The partisan political divide morphed into a chasm again this week as the House of Representatives Judiciary Committee convened to grill Attorney General Michael Mukasey for the first time since his confirmation hearings.
The ostensible objective of the hearing was “oversight.” But one has to wonder what, if anything, our elected representatives learned that everyone didn’t already know.
If there was a big winner in this all-too-familiar tableau, it was the audience, which got to enjoy some of America’s best Kabuki Theater.
The Democrats on the panel, under the velvet-voiced chairmanship of the patrician John Conyers of Michigan, clearly smelled blood in the water.

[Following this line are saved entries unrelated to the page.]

__device__ __forceinline__ void wave_copy_store(const WaveCopy &c, uint8_t *__restrict__ dst, const uint8_t *__restrict__ src,
                                                uint32_t n)
{
    const uint32_t o = (threadIdx.x & 63u) * 16u;
    if (o < n) wave_put16(dst + o, c.a, n - o);
    for (uint32_t base = 1024u; base < n; base += 4096u) {
        u32x4_fr v[4];
#pragma unroll
        for (int k = 0; k < 4; ++k) {
            const uint32_t q = base + (uint32_t)k * 1024u + o;
            v[k] = u32x4_fr{0u, 0u, 0u, 0u};
            if (q < n) v[k] = *reinterpret_cast<const u32x4_fr *>(src + q);
        }
#pragma unroll
        for (int k = 0; k < 4; ++k) {
            const uint32_t q = base + (uint32_t)k * 1024u + o;
            if (q < n) wave_put16(dst + q, v[k], n - q);
        }
    }
}

__device__ __forceinline__ void wg_copy(uint8_t *__restrict__ dst, const uint8_t *__restrict__ src, uint32_t n)
{
    WaveCopy c;
    wave_copy_load(c, dst, src, n);
    wave_copy_store(c, dst, src, n);
}

__device__ __forceinline__ void frame_block(const FrameParams &P, const uint8_t *__restrict__ scratch, const uint32_t *__restrict__ csize,
                                            const uint8_t *__restrict__ src, uint8_t *__restrict__ dst, uint64_t chunk, uint32_t b,
                                            uint64_t gb, unsigned long long coff, unsigned long long cend, uint32_t memcpyed, uint32_t bs,
                                            const uint8_t *__restrict__ planes, const PlanesGeom &pg)
{
    const uint32_t lane = threadIdx.x & 63u;
    uint8_t *cdst = dst + coff;
    const uint32_t cbytes = (uint32_t)(cend - coff);
    if (b == 0 && lane < P.hl) {
        const uint32_t split_flag = P.split ? 0u : BLOSC_DONT_SPLIT;
        uint32_t flags = (1u << 5) | (P.typesize > 1u ? BLOSC_DOSHUFFLE : 0u) | split_flag | (memcpyed ? BLOSC_MEMCPYED : 0u);
        uint32_t i = lane;
        uint8_t v = 0;
        if (P.format == HHGT_BLOSC2) {
            if (i == 0) v = 5;
            else if (i == 1) v = 1;
            else if (i == 2) v = (uint8_t)(flags | BLOSC_DOSHUFFLE | BLOSC_DOBITSHUFFLE);
            else if (i == 3) v = (uint8_t)P.typesize;
            else if (i == 16 + 5) v = (flags & BLOSC_DOSHUFFLE) ? 1 : 0;
        } else {
            if (i == 0) v = 2;
            else if (i == 1) v = 1;
            else if (i == 2) v = (uint8_t)flags;
            else if (i == 3) v = (uint8_t)P.typesize;
        }
        if (i >= 4 && i < 8) v = (uint8_t)((uint32_t)P.chunk_nbytes >> ((i - 4) * 8));
        if (i >= 8 && i < 12) v = (uint8_t)(P.blocksize >> ((i - 8) * 8));
        if (i >= 12 && i < 16) v = (uint8_t)(cbytes >> ((i - 12) * 8));
        cdst[i] = v;
    }
    const uint64_t boff = (uint64_t)b * P.blocksize;
    const uint32_t bsize = (uint32_t)(P.chunk_nbytes - boff < P.blocksize ? P.chunk_nbytes - boff : P.blocksize);
    if (memcpyed) {
        const uint8_t *s = src + chunk * P.chunk_nbytes + boff;
        uint8_t *d = cdst + P.hl + boff;
        if (planes) {
            uint64_t pcol;
            uint32_t prow, pbi;
            planes_block(pg, gb, &pcol, &prow, &pbi);
            const uint64_t kst = (uint64_t)pg.S_pad * 32ull;
            for (uint32_t i = lane; i < 4096u; i += 64u) {
                const uint8_t *pl = planes + planes_piece(pg, pcol, pbi * 16u + (i >> 8), 0u, prow) + ((i & 255u) >> 3);
#pragma unroll
                for (uint32_t h = 0; h < 2u; ++h) {
                    uint32_t v = (pl[h * kst] >> (i & 7u)) & 1u;
                    if ((pl[(2ull + h) * kst] >> (i & 7u)) & 1u) v = v ? 0xF7u : (src ? (uint32_t)s[2u * i + h] : 0u);
                    d[2u * i + h] = (uint8_t)v;
                }
            }
        } else if ((reinterpret_cast<uintptr_t>(s) & 15u) == 0 && (bsize & 15u) == 0) wg_copy(d, s, bsize);
        else for (uint32_t i = lane; i < bsize; i += 64u) d[i] = s[i];
        return;
    }
    if (lane < 4) cdst[P.hl + 4u * b + lane] = (uint8_t)(bs >> (lane * 8));
    const bool leftover = bsize != P.blocksize;
    const uint32_t ns = (P.split && !leftover) ? P.typesize : 1u;
    uint32_t q = bs;
    const uint64_t sidx0 = ((uint64_t)chunk * P.nblocks + b) * P.nwaves;
    const uint32_t cs_l = lane < ns ? csize[sidx0 + lane] : 0u;
    if (ns == 2u) {
        const uint32_t cs0 = (uint32_t)__builtin_amdgcn_readlane((int)cs_l, 0), cs1 = (uint32_t)__builtin_amdgcn_readlane((int)cs_l, 1);
        uint8_t *d0 = cdst + q + 4u, *d1 = d0 + cs0 + 4u;
        const uint8_t *s0 = scratch + sidx0 * P.slot_bytes, *s1 = s0 + P.slot_bytes;
        WaveCopy c0, c1;
        wave_copy_load(c0, d0, s0, cs0);
        wave_copy_load(c1, d1, s1, cs1);
        if (lane < 4) cdst[q + lane] = (uint8_t)(cs0 >> (lane * 8));
        else if (lane < 8) d0[cs0 + lane - 4u] = (uint8_t)(cs1 >> ((lane - 4u) * 8));
        wave_copy_store(c0, d0, s0, cs0);
        wave_copy_store(c1, d1, s1, cs1);
        return;
    }
    for (uint32_t j = 0; j < ns; ++j) {
        const uint64_t sidx = sidx0 + j;
        const uint32_t cs = (uint32_t)__builtin_amdgcn_readlane((int)cs_l, (int)j);
        if (lane < 4) cdst[q + lane] = (uint8_t)(cs >> (lane * 8));
        wg_copy(cdst + q + 4u, scratch + sidx * P.slot_bytes, cs);
        q += 4u + cs;
    }
}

Their menu was a litany of allegedly penetrating questions whose answers were totally predictable.
These covered such issues as whether the AG would open a criminal investigation of the CIA’s use of waterboarding, whether he thought waterboarding constituted torture, whether he would prosecute Bush’s chief of staff, Joshua Bolten, and former White House counsel Harriet Miers, for failing to show up in response to a congressional contempt citation, whether the telecom companies involved in the FISA controversy should receive retroactive immunity from prosecution for helping the government to snoop on American citizens, whether he thought the CIA destroyed their interrogation tapes simply to protect the spooks from prosecution – and lots more fun subjects.
Our elected representatives put on their most serious faces and asked their questions with just the right combination of gravitas and passion.
The AG, soft-spoken and seemingly unflappable, answered with his own mix of legalese and gravitas – at least a welcome change from the bumbling, confused and disingenuous ramblings of his predecessor, Alberto Gonzales.
But his answers were as predictable as the questions he was answering.
Take, for example, his response to the question of opening a criminal investigation into the CIA’s use of waterboarding.
No, he would not open such an investigation because a memorandum prepared at the time by the Department of Justice’s Office of Legal Counsel concluded that the practice was legal. An investigation would place the DOJ in the position of investigating procedures it had found to be lawful.
What was never asked: If the DOJ found waterboarding “legal at that time,” why was it stricken from the CIA’s menu of “enhanced interrogation” techniques? And if waterboarding become un-legal at some point, why and when?
And, no he would not let congress see the OLC memorandum because (a) it was classified and (b) it was covered by executive privilege.
And yet again, no, he would not prosecute Bolten and Miers because the president has the authority to instruct his senior aides not to comply with congressional subpoenas or contempt citations. It was a “separation of powers” issue, he said.
Mukasey then addressed the Foreign Intelligence Surveillance Act (FISA). He urged Congress to reauthorize the expiring law, including granting retroactive immunity to the private telecom companies who cooperated with the government to intercept, without warrants, telephone calls and emails the Administration believed involved terrorists.
The AG said the companies participated at the government’s request and believed their efforts to be “necessary and lawful.” Makes you wonder about Constitutional education of the army of lawyers who work for these telecom giants!
Maybe these corporate law types didn’t know that FISA requires the government to obtain warrants from its own special and highly secretive court before intercepting phone calls or emails involving Americans. That’s odd, because any first-year law student could tell you this requirement is based on the Fourth Amendment of the U.S. Constitution, which forbids unlawful searches and seizures.